Concrete childhood: “Kopfüber” bei Berlinale Generation

Dicke Luft, was?“, kommentiert Mandy und zieht an einer der Kippen, die ihr kleiner Bruder Sascha für sie sammelt und selbst gerne pafft. Der 10-Jährige randaliert auch gern in der Schule, lügt und klaut im Supermarkt und der tristen Hochhaussiedlung, wo er mit der unfähigen Mutter (Inka Friedrich) und den erwachsenen Geschwistern lebt.
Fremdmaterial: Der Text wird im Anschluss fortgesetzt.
template <int W, bool CACHED = false>
__device__ __forceinline__ void row_stat_lane(const u64 (&a)[W], int S, RowStat& st, int& max_empty, int& edge, u32* cache = nullptr,
                                              u32 touched = 0u, bool update = false) {
  int nu = 0, lo = 1 << 20, hi = 0, free_ = 0, nf = 0, best = 0, c = 0;
  u64 inter[CACHED ? W : 1];
#pragma unroll
  for (int w = 0; w < W; w++) {
    const u64 maskw = word_mask_lo(S - 64 * w);
    const u64 used = ~a[w] & maskw;
    const u64 prev_top = (w == 0) ? 0ull : (a[w - 1] >> 63);
    const u64 carry_u = (w == 0) ? 0ull : (prev_top ^ 1ull);
    nu += __popcll(used & ~((used << 1) | carry_u));
    if (used) {
      const int l = 64 * w + (int)__builtin_ctzll(used);
      lo = l < lo ? l : lo;
      hi = 64 * w + 64 - (int)__builtin_clzll(used);
    }
    free_ += __popcll(a[w]);
    if (CACHED) {
      const u64 na = ~a[w];
      const bool full = na == 0ull;
      const int lead = full ? 64 : (int)__builtin_ctzll(na), trail = full ? 64 : (int)__builtin_clzll(na);
      best = (c + lead) > best ? (c + lead) : best;
      c = full ? c + 64 : trail;
      inter[CACHED ? w : 0] = full ? 0ull : ((a[w] & (a[w] + 1ull)) & (~0ull >> trail));
    } else if (a[w] == ~0ull) {
      c += 64;
      best = c > best ? c : best;
    } else {
      const int lead = (int)__builtin_ctzll(~a[w]);
      const int inner = word_longest_run_flat(a[w]);
      const int cand = (c + lead) > inner ? (c + lead) : inner;
      best = cand > best ? cand : best;
      c = (int)__builtin_clzll(~a[w]);
    }
  }
  if (CACHED) {
    best = c > best ? c : best;
    u32 cw = *cache;
    u32 need = touched;
#pragma unroll
    for (int w = 0; w < W; w++) {
      const int f = (int)((cw >> (6 * w)) & 63u);
      if (!((touched >> w) & 1u)) {
        if (f == 63) need |= 1u << w;
        else best = f > best ? f : best;
      }
    }
    while (need) {
      const int w = (int)__builtin_ctz(need);
      need &= need - 1u;
      u64 x = inter[0];
#pragma unroll
      for (int k = 1; k < (CACHED ? W : 1); k++) x = (w == k) ? inter[k] : x;
      const int f = word_longest_run_flat(x);
      best = f > best ? f : best;
      cw = (cw & ~(63u << (6 * w))) | ((u32)f << (6 * w));
    }
    if (update) *cache = cw;
  }
  const bool two = nu > 1;
  const int fb = two ? nu - 1 : 0;
  max_empty = best;
  const int tw = (S - 1) >> 6, tb = (S - 1) & 63;
  int top_bit = 0;
#pragma unroll
  for (int w = 0; w < W; w++) top_bit = (w == tw) ? (int)((a[w] >> tb) & 1ull) : top_bit;
  edge = (int)(a[0] & 1ull) + top_bit;
  nf = nu - 1 + edge;
  st.nu = nu; st.lo = lo; st.hi = hi; st.occ = two ? hi - lo : 0; st.fb = fb; st.free_ = free_; st.nf = nf;
}

struct RowInc { int free_, nu, lo, hi, me; };
template <int W> __device__ __forceinline__ u64 row_word(const u64 (&a)[W], int w) {
  u64 x = 0ull;
#pragma unroll
  for (int k = 0; k < W; k++) x = (w == k) ? a[k] : x;
  return x;
}
template <int W> __device__ __forceinline__ int row_run_below(const u64 (&a)[W], int p) {
  int len = 0;
  for (int q = p; q > 0; q -= 64) {
    const int wq = q >> 6, b = q & 63;
    const u64 hi = row_word<W>(a, wq), lo = row_word<W>(a, wq - 1);
    const u64 x = (b == 0) ? lo : ((hi << (64 - b)) | (lo >> b));
    const int c = (x == ~0ull) ? 64 : (int)__builtin_clzll(~x);
    len += c;
    if (c < 64) break;
  }
  return len;
}
template <int W> __device__ __forceinline__ int row_run_from(const u64 (&a)[W], int p) {
  int len = 0;
  for (int q = p; q < 64 * W; q += 64) {
    const int wq = q >> 6, b = q & 63;
    const u64 lo = row_word<W>(a, wq), hi = row_word<W>(a, wq + 1);
    const u64 x = (b == 0) ? lo : ((lo >> b) | (hi << (64 - b)));
    const int c = (x == ~0ull) ? 64 : (int)__builtin_ctzll(~x);
    len += c;
    if (c < 64) break;
  }
  return len;
}
template <int W> __device__ __forceinline__ int row_longest_free(const u64 (&a)[W]) {
  int best = 0, c = 0;
#pragma unroll
  for (int w = 0; w < W; w++) {
    if (a[w] == ~0ull) {
      c += 64;
    } else {
      const int lead = (int)__builtin_ctzll(~a[w]), trail = (int)__builtin_clzll(~a[w]);
      const int inner = word_longest_run_flat((a[w] & (a[w] + 1ull)) & (~0ull >> trail));
      const int cand = (c + lead) > inner ? (c + lead) : inner;
      best = cand > best ? cand : best;
      c = trail;
    }
  }
  return c > best ? c : best;
}
template <int W>
__device__ __forceinline__ void row_inc_apply(u64 (&a)[W], int S, int s0, int n, bool prov, RowInc& s) {
  const int l = row_run_below<W>(a, s0), r = row_run_from<W>(a, s0 + n);
  const int joins = ((s0 > 0 && l == 0) ? 1 : 0) + ((s0 + n < S && r == 0) ? 1 : 0);
  const Mask2 mm = mask2(s0, n);
#pragma unroll
  for (int w = 0; w < W; w++) a[w] ^= mask2_word(mm, w);
  if (prov) {
    s.free_ -= n;
    s.nu += 1 - joins;
    s.lo = s0 < s.lo ? s0 : s.lo;
    s.hi = s0 + n > s.hi ? s0 + n : s.hi;
    if (l + n + r == s.me) s.me = row_longest_free<W>(a);
  } else {
    s.free_ += n;
    s.nu -= 1 - joins;
    const int m = l + n + r;
    s.me = m > s.me ? m : s.me;
    if (s.nu == 0) { s.lo = 1 << 20; s.hi = 0; }
    else {
      if (s0 == s.lo) s.lo = s0 + n + r;
      if (s0 + n == s.hi) s.hi = s0 - l;
    }
  }
}

template <int W>
__device__ __forceinline__ u32 row_inner_cache(const u64* row) {
  u32 cw = 0u;
#pragma unroll
  for (int w = 0; w < (W <= 5 ? W : 0); w++) {
    const u64 a = row[w];
    int f = 0;
    if (a != ~0ull) {
      const int lead = (int)__builtin_ctzll(~a), trail = (int)__builtin_clzll(~a);
      f = word_longest_run(a & ~word_range(0, lead) & ~word_range(64 - trail, 64));
    }
    cw |= (u32)f << (6 * w);
  }
  return cw;
}
__device__ __forceinline__ u32 mask_words(int s0, int n) { return (1u << (s0 >> 6)) | (1u << ((s0 + n - 1) >> 6)); }
template <int W>
__device__ __forceinline__ void row_occ_fb(const u64 (&a)[W], int S, int& occ, int& fb) {
  int nu = 0, lo = 1 << 20, hi = 0;
#pragma unroll
  for (int w = 0; w < W; w++) {
    const u64 used = ~a[w] & word_mask_lo(S - 64 * w);
    const u64 carry_u = (w == 0) ? 0ull : ((a[w > 0 ? w - 1 : 0] >> 63) ^ 1ull);
    nu += __popcll(used & ~((used << 1) | carry_u));
    if (used) {
      const int l = 64 * w + (int)__builtin_ctzll(used);
      lo = l < lo ? l : lo;
      hi = 64 * w + 64 - (int)__builtin_clzll(used);
    }
  }
  const bool two = nu > 1;
  occ = two ? hi - lo : 0;
  fb = two ? nu - 1 : 0;
}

Seine einzige Freundin ist das gleichaltrige Nachbarmädchen Elli (Frieda-Anna Lehmann), das mit ihm auf der Suche nach Geräuschen für ihre Klangaufnahmen durch Bauschächte und Ruinen turnt. Als Sascha nach einer Gaunerei zur Amtsärztin muss, erkennt Elli ihn kaum wieder; nicht wegen des diagnostizierten ADHS, sondern den Tabletten, die Sascha helfen sollen.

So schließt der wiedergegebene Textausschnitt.